> WHAT YOU ARE ASKED TO DO:
Retype, word for word, only the lines from the one with "const bool root_one_wait" through the last line of the data below.

+---+

@@ -346,29 +356,35 @@
                     d["leaf_index"].numpy(), shrinkage=1.0,
                     cat_offset=cat_offset,
                     cat_words=d["cat_words"].numpy().view(np.uint32))
-        offs = d["leaf_offsets"].tolist()
         nodes = d["leaf_nodes"].tolist()
-        leaves = []
-        for i, nid in enumerate(nodes):
-            lf = _Leaf(int(nid), d["leaf_rows"][offs[i]:offs[i + 1]], None,
-                       0, 0, 0, 0)
-            leaves.append(lf)
         self.native_leaves = (d["leaf_rows"], d["leaf_offsets"], nodes)
-        return tree, leaves
+        self.native_applied = bool(int(d["preds_applied"][0]))
+        return tree, None
+
+    def native_leaf_list(self):
+        leaf_rows, leaf_offsets, nodes = self.native_leaves
+        offs = leaf_offsets.tolist()
+        return [_Leaf(int(nid), leaf_rows[offs[i]:offs[i + 1]], None,
+                      0, 0, 0, 0) for i, nid in enumerate(nodes)]
 
     native_ok = True
     native_leaves = None
+    native_applied = False
+    identity_rows = None
+    _upper_bounds_host = None
 
     def grow(self, rows_root: torch.Tensor, grad: torch.Tensor,
-             hess: torch.Tensor, feat_mask) -> (Tree, List):
+             hess: torch.Tensor, feat_mask, update=None) -> (Tree, List):
         self.native_leaves = None
+        self.native_applied = False
         if (self.native_ok and self.fixed and not self.voting
                 and not os.environ.get(
                     "MMLSPARK_AMD_NO_NATIVE_GROWER")):
             try:
                 from ...ops import _hip_grower
                 self.set_scales(grad, hess)
-                return self._grow_native(rows_root, grad, hess, feat_mask)
+                return self._grow_native(rows_root, grad, hess, feat_mask,
+                                         update)
             except ImportError:
                 pass
         cfg = self.cfg
@@ -671,6 +687,7 @@
                                  self.bin_mapper, n_global=n_global)
         self.gen = torch.Generator(device="cpu")
         self.all_rows = torch.arange(n, dtype=torch.int32, device=device)
+        self.grower.identity_rows = self.all_rows
         self.n_start_trees = len(self.trees)
         self.it = 0
 
@@ -769,15 +786,22 @@
 
         new_trees = []
         for k in range(K):
-            tree, leaves = self.grower.grow(rows_root, grad[:, k].contiguous(),
-                                            hess[:, k].contiguous(), feat_mask)
+            fused = (not rf_mode and not dropped and preds.is_cuda
+                     and preds.dtype == torch.float32)
+            tree, leaves = self.grower.grow(
+                rows_root, grad[:, k].contiguous(), hess[:, k].contiguous(),
+                feat_mask,
+                update=(preds[:, k], cfg.learning_rate) if fused else None)
             tree.shrinkage = 1.0 if rf_mode else cfg.learning_rate
             if not rf_mode:
                 t0 = time.perf_counter()
-                live = [lf for lf in leaves if lf.rows.numel()]
                 native = self.grower.native_leaves
-                if (native is not None and not dropped
-                        and preds.is_cuda and preds.dtype == torch.float32):
+                if leaves is None and not (native is not None and fused):
+                    leaves = self.grower.native_leaf_list()
+                live = [lf for lf in leaves or () if lf.rows.numel()]
+                if self.grower.native_applied:
+                    pass
+                elif native is not None and fused:
                     from ...ops import _hip_grower
                     leaf_rows, leaf_offsets, nodes = native
                     vals = torch.tensor(
diff --git a/mmlspark_amd/ops/hip/gbdt_grower.cpp b/mmlspark_amd/ops/hip/gbdt_grower.cpp
--- a/mmlspark_amd/ops/hip/gbdt_grower.cpp
+++ b/mmlspark_amd/ops/hip/gbdt_grower.cpp
@@ -67,6 +67,14 @@
   return (int)v;
 }
 
+bool grower_switch(const char* name) {
+  const char* e = std::getenv(name);
+  if (!e || !*e) return true;
+  TORCH_CHECK((e[0] == '0' || e[0] == '1') && e[1] == '\0', name,
+              " must be 0 or 1, got '", e, "'");
+  return e[0] == '1';
+}
+
 long hist_env(const char* name, long unset) {
   const char* e = std::getenv(name);
   if (!e || !*e) return unset;
@@ -105,6 +113,7 @@
   int npairs;
   int tail_bytes;
   torch::Tensor pair[2];
+  const void* root_pair = nullptr;
   torch::Tensor ghq[2];
   torch::Tensor rowid[2];
   long nf;
@@ -126,6 +135,14 @@
   long slab_used_zero = 0, slab_used_raw = 0;
 };
 
+constexpr int kRootBuf = 2;
+
+const void* pair_of(const GrowCtx& ctx, int buf) {
+  return buf == kRootBuf ? ctx.root_pair : ctx.pair[buf].data_ptr();
+}
+int small_buf(int buf) { return buf == kRootBuf ? 0 : buf; }
+int child_buf(int buf) { return buf == kRootBuf ? 1 : buf ^ 1; }
+
 struct SplitJob {
   torch::Tensor hist_l, hist_r;
   torch::Tensor scan_host;
@@ -133,6 +150,7 @@
   torch::Tensor cat_host;
   torch::Tensor bits_host;
   torch::Tensor bits_dev;
+  torch::Tensor row0_host;
   long nl_known = -1;
   hipEvent_t ev = nullptr;
 
@@ -181,7 +199,7 @@
                          const int* nl_dev = nullptr, int side = -1) {
   auto hist = hist_slot(ctx, true);
   launch_hist_pair_range(
-      ctx.pair[buf].data_ptr(), ctx.ghq[buf].data_ptr(), ctx.n_arena, lo, m,
+      pair_of(ctx, buf), ctx.ghq[small_buf(buf)].data_ptr(), ctx.n_arena, lo, m,
       (long long*)hist.data_ptr<int64_t>(), ctx.n_bins, ctx.npairs,
       ctx.tail_bytes, nl_dev, side, 0, hist_threads(), hist_order(),
       hist_layout(), grower_stream());
@@ -194,7 +212,7 @@
 
 void launch_scan_async(GrowCtx& ctx, const torch::Tensor& parent,
                        const torch::Tensor& small, torch::Tensor big,
-                       bool small_is_left, SplitJob& job) {
+                       bool small_is_left, SplitJob& job, bool row0 = false) {
   const long nh = parent.defined() ? 2 : 1;
   const long nf_pad = small.size(0);
   auto records = torch::empty(
@@ -233,6 +251,15 @@
                            per_hist * sizeof(int64_t), hipMemcpyDeviceToHost,
                            grower_stream());
     }
+  }
+  if (row0) {
+    job.row0_host = torch::empty({(long)ctx.n_bins, 3}, torch::TensorOptions()
+                                                            .dtype(torch::kInt64)
+                                                            .pinned_memory(true));
+    (void)hipMemcpyAsync(job.row0_host.data_ptr<int64_t>(),
+                         small.data_ptr<int64_t>(),
+                         (size_t)ctx.n_bins * 3 * sizeof(int64_t),
+                         hipMemcpyDeviceToHost, grower_stream());
   }
   (void)hipEventCreateWithFlags(&job.ev, hipEventDisableTiming);
   (void)hipEventRecord(job.ev, grower_stream());
@@ -337,7 +364,7 @@
   int* const total = ctx.total[si].data_ptr<int>();
   auto job = std::make_shared<SplitJob>();
   const long m = leaf.hi - leaf.lo;
-  const int src = leaf.buf, dst = leaf.buf ^ 1;
+  const int src = leaf.buf, dst = child_buf(leaf.buf);
   const unsigned* cat_bits = nullptr;
   if (!leaf.cats.empty()) {
     job->bits_host = torch::zeros({8}, torch::TensorOptions()
@@ -353,8 +380,8 @@
     cat_bits = (const unsigned*)job->bits_dev.data_ptr<int>();
   }
   launch_partition_arena(
-      ctx.pair[src].data_ptr(), ctx.ghq[src].data_ptr(),
-      ctx.rowid[src].data_ptr<int>(), ctx.pair[dst].data_ptr(),
+      pair_of(ctx, src), ctx.ghq[small_buf(src)].data_ptr(),
+      ctx.rowid[small_buf(src)].data_ptr<int>(), ctx.pair[dst].data_ptr(),
       ctx.ghq[dst].data_ptr(), ctx.rowid[dst].data_ptr<int>(), ctx.n_arena,
       ctx.npairs, leaf.lo, m, leaf.feat, leaf.bin, cat_bits,
       scratch, total, 0, 0, grower_stream());
@@ -411,10 +438,29 @@
                           c10::optional<torch::Tensor> feat_mask,
                           c10::optional<torch::Tensor> cat_feats,
                           double cat_smooth,
-                          py::object process_group, bool distributed) {
+                          py::object process_group, bool distributed,
+                          bool rows_identity,
+                          c10::optional<torch::Tensor> preds_col,
+                          double shrinkage) {
   GrowCtx ctx;
   const long n_full = binned_pair.size(1);
   ctx.n_arena = rows_root.numel();
+  const bool root_static =
+      grower_switch("MMLSPARK_AMD_GROWER_ROOT_STATIC") && rows_identity;
+  const bool root_one_wait = grower_switch("MMLSPARK_AMD_GROWER_ROOT_ONE_WAIT");
+  const bool apply_here =
+      grower_switch("MMLSPARK_AMD_GROWER_APPLY") && preds_col.has_value();
+  if (rows_identity)
+    TORCH_CHECK(ctx.n_arena == n_full && binned_pair.is_contiguous() &&
+                binned_pair.scalar_type() == torch::kInt64,
+                "rows_identity needs rows_root to be all ", n_full,
+                " rows and contiguous i64 bin planes, got ", ctx.n_arena,
+                " rows");
+  if (preds_col.has_value())
+    TORCH_CHECK(preds_col->is_cuda() && preds_col->dim() == 1 &&
+                preds_col->scalar_type() == torch::kFloat32 &&
+                preds_col->size(0) >= n_full,
+                "preds_col: 1-D f32 device tensor over all rows");
   ctx.n_bins = (int)n_bins;
   ctx.npairs = (int)binned_pair.size(0);
   ctx.tail_bytes = (int)(binned.size(0) * 4 - (ctx.npairs - 1) * 8);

+---+

> ANSWER TO THIS PROBLEM:
+  const bool root_one_wait = grower_switch("MMLSPARK_AMD_GROWER_ROOT_ONE_WAIT");
+  const bool apply_here =
+      grower_switch("MMLSPARK_AMD_GROWER_APPLY") && preds_col.has_value();
+  if (rows_identity)
+    TORCH_CHECK(ctx.n_arena == n_full && binned_pair.is_contiguous() &&
+                binned_pair.scalar_type() == torch::kInt64,
+                "rows_identity needs rows_root to be all ", n_full,
+                " rows and contiguous i64 bin planes, got ", ctx.n_arena,
+                " rows");
+  if (preds_col.has_value())
+    TORCH_CHECK(preds_col->is_cuda() && preds_col->dim() == 1 &&
+                preds_col->scalar_type() == torch::kFloat32 &&
+                preds_col->size(0) >= n_full,
+                "preds_col: 1-D f32 device tensor over all rows");
   ctx.n_bins = (int)n_bins;
   ctx.npairs = (int)binned_pair.size(0);
   ctx.tail_bytes = (int)(binned.size(0) * 4 - (ctx.npairs - 1) * 8);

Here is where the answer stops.